For twenty years or so, the head of the Willow Creek Association was Jimmy Mellado. He's now the new head of Compassion International. He probably knows as much about the church as anybody I know, and he has heard about as many sermons in as many different settings as is humanly possible.
Someone asked him once what single improvement could make the biggest difference in the effectiveness of churches. His immediate answer: "Better preaching."
Few moments are more fulfilling than communicating effectively, touching people at their deepest level. Few moments are more painful than standing in front of a group of people with words coming out of your mouth … and not connecting. Over the years a few observations about communication have embedded themselves in my work—mainly because it's so painful when I violate them. Here are my four laws of communication.
1. Begin with what matters
Years ago I was excited about giving a particular talk, but it didn't come out right. It was flat from the beginning and never perked up. When I was done, I sat down next to Bill Hybels and said, "That seemed kind of … blah." He said he totally agreed. (This might have been the only time I ever wished Bill had disagreed with me.) Then he told me something I've never forgotten.
Anytime you're listening to a really good speaker, they will answer this question in the first few minutes of their talk: Why is it urgently important that we discuss this topic?
Up till then, I had always thought that good talks start with an attention grabber—maybe a story, or something funny, or a news item everyone is talking about. But the problem with merely trying to get people's attention is it may not tap into their hunger for the topic. It can miss the why.
If it's not urgently important to talk about something, maybe I'm talking about the wrong thing.
2. Find the passion
Once I heard an interview with the woman who ran the largest speakers' bureau in the world. (By which I mean the world's largest bureau, not a bureau of the world's largest speakers.) She was asked, "What's the number one characteristic that makes for an effective speaker?" I thought she might suggest intelligence, or charisma, or the ability to articulate well. No. She had a one-word answer: passion.
"If a speaker has passion," she said, "we will put up with all kinds of stumblings and flaws. Without passion, though, all the clarity and fluency in the world will not sustain our attention or our hearts."
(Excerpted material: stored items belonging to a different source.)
@@ -124,24 +144,29 @@
 #pragma unroll
         for (int q = 0; q < NPL; ++q) dmf_dma_one(base + (unsigned)q * DMF_PLANE, voff + add, rw[q]);
     };
+    auto zdma = [&](int t) {
+        const unsigned base = lds_base + DMF_ZST_OFF + (unsigned)wave * DMF_ZST_WAVE(ZES);
+        const unsigned add = (unsigned)t * ZROWB;
+#pragma unroll
+        for (unsigned i = 0; i < ZNQ; ++i) dmf_dma_one(base + i * 1024u, zvoff + add + i * ZRPQ * (unsigned)C * ZES, rz);
+    };
     unsigned fo[4];
 #pragma unroll
     for (int t = 0; t < 4; ++t) fo[t] = (unsigned)(l31 * 128 + (((2 * t + hh) ^ ((l31 >> 1) & 7)) * 16));
 
     const int pa = wr0 / NC;
     const int bnd = (pa + 1) * NC - wr0;
-    const int ntiles = C / DMF_COLS, nhalf = 2 * ntiles;
+    const int ntiles = C / DMF_COLS;
 
     dma_half(0);
     dma_half(1);
+    zdma(0);
     floatx16 acc[DMF_NT];
 #pragma unroll
     for (int j = 0; j < DMF_NT; ++j)
 #pragma unroll
         for (int e = 0; e < 16; ++e) acc[j][e] = 0.f;
-    if constexpr (B16) asm volatile("s_waitcnt vmcnt(1)" ::: "memory");
-    else if constexpr (F16P) asm volatile("s_waitcnt vmcnt(2)" ::: "memory");
-    else asm volatile("s_waitcnt vmcnt(3)" ::: "memory");
+    asm volatile("s_waitcnt vmcnt(%0)" :: "n"(NPL + (int)ZNQ) : "memory");
     __builtin_amdgcn_fence(__ATOMIC_RELEASE, "workgroup", "local");
     __builtin_amdgcn_s_barrier();
     __builtin_amdgcn_fence(__ATOMIC_ACQUIRE, "workgroup", "local");
@@ -193,41 +218,64 @@
             }
         }
     };
-    for (int h = 0; h < nhalf; ++h) {
-        if (h & 1) mfma_half(std::integral_constant<int, 1>{});
-        else mfma_half(std::integral_constant<int, 0>{});
+    auto sync = [&]() {
+        __builtin_amdgcn_fence(__ATOMIC_RELEASE, "workgroup", "local");
+        __builtin_amdgcn_s_waitcnt(0xc07f);
+        __builtin_amdgcn_s_barrier();
+        __builtin_amdgcn_fence(__ATOMIC_ACQUIRE, "workgroup", "local");
+    };
+    for (int t = 0; t < ntiles; ++t) {
+        const bool more = t + 1 < ntiles;
+        const unsigned c0 = (unsigned)t * DMF_COLS;
+        mfma_half(std::integral_constant<int, 0>{});
         __builtin_amdgcn_sched_barrier(0);
         asm volatile("s_waitcnt vmcnt(0)" ::: "memory");
-        if (h & 1) {
-            const int col = (h >> 1) * DMF_COLS + DMF_NT * l31;
-            float2 pra = make_float2(0.f, 0.f), prb = pra;
-            if (pa < npos) pra = *reinterpret_cast<const float2*>(p.pred + (size_t)(pos0 + pa) * C + col);
-            if (pa + 1 < npos) prb = *reinterpret_cast<const float2*>(p.pred + (size_t)(pos0 + pa + 1) * C + col);
+        sync();
+        if (more) dma_half(2 * t + 2);
+        typedef unsigned int u32x2_t __attribute__((ext_vector_type(2)));
+        u32x2_t ua = __builtin_amdgcn_raw_buffer_load_b64(pw, ((unsigned)pa * (unsigned)C + c0 + DMF_NT * (unsigned)l31) * 4u, 0, 0);
+        u32x2_t ub = __builtin_amdgcn_raw_buffer_load_b64(pw, ((unsigned)(pa + 1) * (unsigned)C + c0 + DMF_NT * (unsigned)l31) * 4u, 0, 0);
+        unsigned uc = __builtin_amdgcn_raw_buffer_load_b32(pw, ((unsigned)wave * (unsigned)C + c0 + (unsigned)lane) * 4u, 0, 0);
+        mfma_half(std::integral_constant<int, 1>{});
+        __builtin_amdgcn_sched_barrier(0);
+        asm volatile("s_waitcnt vmcnt(0)" ::: "memory");
+        asm volatile("" : "+v"(ua.x), "+v"(ua.y), "+v"(ub.x), "+v"(ub.y), "+v"(uc));
+        const float2 pra = make_float2(__uint_as_float(ua.x), __uint_as_float(ua.y)), prb = make_float2(__uint_as_float(ub.x), __uint_as_float(ub.y));
+        {
+            const int col = (int)c0 + DMF_NT * l31;
             float2 sa = make_float2(0.f, 0.f), sb = sa, ca = sa, cb = sa;
-            typedef unsigned int u32x2_t __attribute__((ext_vector_type(2)));
             u32x2_t zz[16];
+            const unsigned char* zs = dmf_smem + DMF_ZST_OFF + (unsigned)wave * DMF_ZST_WAVE(ZES) + (unsigned)hh * (4u * ZROWB) + (unsigned)l31 * (2u * ZES);
 #pragma unroll
             for (int e = 0; e < 16; ++e) {
-                const unsigned r = (unsigned)(wr0 + (e & 3) + 8 * (e >> 2) + 4 * hh);
-                if constexpr (B16) {
-                    const unsigned u = __builtin_amdgcn_raw_buffer_load_b32(zw, (r * (unsigned)C + (unsigned)col) * 2u, 0, 0);
-                    zz[e].x = u << 16; zz[e].y = u & 0xFFFF0000u;
-                } else {
-                    zz[e] = __builtin_amdgcn_raw_buffer_load_b64(zw, (r * (unsigned)C + (unsigned)col) * 4u, 0, 0);
-                }
-            }
+                const unsigned ro = (unsigned)((e & 3) + 8 * (e >> 2)) * ZROWB;
+                if constexpr (B16) zz[e].x = *reinterpret_cast<const unsigned*>(zs + ro);
+                else zz[e] = *reinterpret_cast<const u32x2_t*>(zs + ro);
+            }
+            asm volatile("s_waitcnt lgkmcnt(0)" ::: "memory");
+            if (more) zdma(t + 1);
 #pragma unroll
             for (int e = 0; e < 16; ++e) {
                 const int rr = (e & 3) + 8 * (e >> 2) + 4 * hh;
                 const unsigned r = (unsigned)(wr0 + rr);
-                const float2 z = make_float2(__uint_as_float(zz[e].x), __uint_as_float(zz[e].y));
+                const bool valid = (int)r < rows_valid;
+                float2 z;
+                if constexpr (B16) {
+                    const unsigned u = valid ? zz[e].x : 0u;
+                    z = make_float2(__uint_as_float(u << 16), __uint_as_float(u & 0xFFFF0000u));
+                } else {
+                    z = make_float2(__uint_as_float(valid ? zz[e].x : 0u), __uint_as_float(valid ? zz[e].y : 0u));
+                }
                 const bool second = rr >= bnd;
                 const float2 pr = second ? prb : pra;
                 float2 g = make_float2(acc[0][e], acc[1][e]);
                 if constexpr (F16P) { g.x = (g.x * ginv_a) * ginv_w; g.y = (g.y * ginv_a) * ginv_w; }
                 if constexpr (B16) { g.x = (float)(__bf16)g.x; g.y = (float)(__bf16)g.y; }
+                float2 u;
+                if ((dmf_usq_fused(MODE) >> e) & 1u) { u.x = __builtin_fmaf(-z.x, z.x, 1.f); u.y = __builtin_fmaf(-z.y, z.y, 1.f); }
+                else { u.x = 1.f - dmf_mul_rounded(z.x, z.x); u.y = 1.f - dmf_mul_rounded(z.y, z.y); }
                 float2 o;
-                o.x = g.x * pr.x * (1.f - z.x * z.x); o.y = g.y * pr.y * (1.f - z.y * z.y);
+                o.x = g.x * pr.x * u.x; o.y = g.y * pr.y * u.y;
                 if constexpr (B16) {
                     typedef __bf16 bf16x2_t __attribute__((ext_vector_type(2)));
                     bf16x2_t ph; ph[0] = (__bf16)o.x; ph[1] = (__bf16)o.y;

Just think about the teachers who have most impacted your life. Passion is contagious. But it cannot be forced. When a speaker is genuinely held in its grip, the listeners know. They can feel it; they are swept up.
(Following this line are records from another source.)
## Emit bf16 hi/lo planes of V from projection epilogue and stream them in RCDA forward

The value-projection GEMM epilogue now also writes bf16 hi and lo planes of its output. The RCDA forward kernel gets a planes variant that streams those pre-split planes straight into LDS through a 4-deep global_load_lds ring, then reads them back with transposing LDS loads for the bf16x3 MFMAs. This removes the per-tile fp32 load, hi/lo split and register stash of V inside the attention kernel. The cost is two extra bf16 writes per V element in the GEMM, extra memory for the planes, and a larger shared-memory ring.

```diff
diff --git a/counting_detr_amd/_ffi.py b/counting_detr_amd/_ffi.py
--- a/counting_detr_amd/_ffi.py
+++ b/counting_detr_amd/_ffi.py
@@ -39,7 +39,8 @@
 class RcdaFwdDesc(C.Structure):
     _fields_ = [("N", C.c_int32), ("L", C.c_int32), ("H", C.c_int32), ("W", C.c_int32), ("nh", C.c_int32),
                 ("precision", C.c_int32), ("scale", C.c_float), ("q_row", _p), ("q_col", _p), ("k_row", _p), ("k_col", _p), ("v", _p),
-                ("mask_row", _p), ("mask_col", _p), ("out", _p), ("a_row", _p), ("a_col", _p), ("ws", _p), ("ws_bytes", C.c_int64)]
+                ("mask_row", _p), ("mask_col", _p), ("out", _p), ("a_row", _p), ("a_col", _p), ("ws", _p), ("ws_bytes", C.c_int64),
+                ("v16", _p), ("v16lo", _p)]
 
 
 class RcdaBwdDesc(C.Structure):
diff --git a/counting_detr_amd/csrc/common.h b/counting_detr_amd/csrc/common.h
--- a/counting_detr_amd/csrc/common.h
+++ b/counting_detr_amd/csrc/common.h
@@ -95,6 +95,14 @@
     h.y = __builtin_bit_cast(unsigned, __builtin_convertvector(v1, bf16x2));
     *reinterpret_cast<uint2*>(dst) = h;
 }
+typedef short s16x4 __attribute__((ext_vector_type(4)));
+typedef short s16x8 __attribute__((ext_vector_type(8)));
+__device__ __forceinline__ bf16x8 lds_tr8(const __bf16* p0, const __bf16* p1) {
+    const s16x4 a = __builtin_amdgcn_ds_read_tr16_b64_v4i16((__attribute__((address_space(3))) s16x4*)(p0));
+    const s16x4 b = __builtin_amdgcn_ds_read_tr16_b64_v4i16((__attribute__((address_space(3))) s16x4*)(p1));
+    const s16x8 c = __builtin_shufflevector(a, b, 0, 1, 2, 3, 4, 5, 6, 7);
+    return __builtin_bit_cast(bf16x8, c);
+}
 __device__ __forceinline__ f32x16 mfma_bf16x3(const bf16x8& ah, const bf16x8& al, const bf16x8& bh, const bf16x8& bl, f32x16 acc) {
     acc = __builtin_amdgcn_mfma_f32_32x32x16_bf16(al, bh, acc, 0, 0, 0);
     acc = __builtin_amdgcn_mfma_f32_32x32x16_bf16(ah, bl, acc, 0, 0, 0);
diff --git a/counting_detr_amd/csrc/igemm.hip b/counting_detr_amd/csrc/igemm.hip
--- a/counting_detr_amd/csrc/igemm.hip
+++ b/counting_detr_amd/csrc/igemm.hip
@@ -225,7 +225,14 @@
                 float v = (acc[a][b][r] + bias) * d.out_scale + rv[r];
                 v = gv[r] > 0.f ? v : 0.f;
                 if (d.relu) v = fmaxf(v, 0.f);
-                if (nvalid && m < d.M) { C[(long)m * d.ldc + n] = v; if (C16) C16[(long)m * d.ldc + n] = (__bf16)v; }
+                if (nvalid && m < d.M) {
+                    C[(long)m * d.ldc + n] = v;
+                    if (C16) {
+                        const __bf16 h = (__bf16)v;
+                        C16[(long)m * d.ldc + n] = h;
+                        if (C16lo) C16lo[(long)m * d.ldc + n] = (__bf16)(v - (float)h);
+                    }
+                }
             }
         }
     }
@@ -1060,14 +1067,6 @@
 
 
 
-typedef short s16x4 __attribute__((ext_vector_type(4)));
-typedef short s16x8 __attribute__((ext_vector_type(8)));
-__device__ __forceinline__ bf16x8 lds_tr8(const __bf16* p0, const __bf16* p1) {
-    const s16x4 a = __builtin_amdgcn_ds_read_tr16_b64_v4i16((__attribute__((address_space(3))) s16x4*)(p0));
-    const s16x4 b = __builtin_amdgcn_ds_read_tr16_b64_v4i16((__attribute__((address_space(3))) s16x4*)(p1));
-    const s16x8 c = __builtin_shufflevector(a, b, 0, 1, 2, 3, 4, 5, 6, 7);
-    return __builtin_bit_cast(bf16x8, c);
-}
 
 template <int BI, int BJ, int TERMS = 3>
 __device__ __forceinline__ void wgrad_tr_body(const cdetr_wgrad_desc& d, const int tilesI, const int tilesJ, const int kt_per_slice,
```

If I can't find any passion for my topic, maybe I shouldn't be talking about it.
3. Think in "moves," not "points"
In David Buttrick's Homiletics: Moves and Structures, he observes the way we talk to each other in everyday life. We don't arrange our conversation by a series of points. ("Today I'm grocery shopping, gardening silently, and gambling secretly.")
Rather, our conversations unfold in a series of moves. Someone tells a story about their father, and that prompts a response from another person about a recent experience with their father. A disclosure of sorrow elicits a response of comfort. Conversations travel in moves.
It's the same with talks given to larger groups. The mind naturally wants to move from one related thought to the next. The biggest difference between a talk to a large group versus a private conversation is that in a public talk I need to be more careful about the moves I make.
Where might I lose folks? Does a particular thought require an illustration? Will there be a common objection I must address? Will people know what difference it makes in everyday life? Are the transitions clear? I may have two ideas that I'd love to talk about, but if one does not flow directly into the other one in my audience's mind, I'm headed for trouble.
Anyone who's ever given a talk knows the experience of a sudden loss of energy around a transition, or the difficulty in crafting a sentence to get from one idea to another. Thinking of talks structured by moves rather than points helps me organize my thoughts more naturally.
If I'm having a problem crafting a living, breathing, flowing talk, it may be that I'm making the wrong moves.
4. The real work happens after the words are spoken
Dallas Willard said the most helpful advice he ever got about speaking came from God. One day when he was going to teach, this thought came to him: Remember, it's what happens to the words after they leave your mouth and before they reach peoples' ears that matters.
A talk's ultimate outcome has little to do with the worth of the talker or the art of the talk. We work, we work hard, we seek to cultivate the gifts we've been given, but we don't trust in either ourselves or our giftedness.
When we speak words that are as true and faithful to the Word as we can make them, they become the raw material that God can use to move and transform the lives of the listeners. But once we've spoken them, then it really is up to God.
It's a lot like bowling. Once the ball is out of your hand, or the word has left your mouth, there's no use dancing around or torturing yourself as if you're in control.
Once you let it go—let it go. God is at work.
John Ortberg is editor at large of Leadership Journal and pastor of Menlo Park Presbyterian Church in California.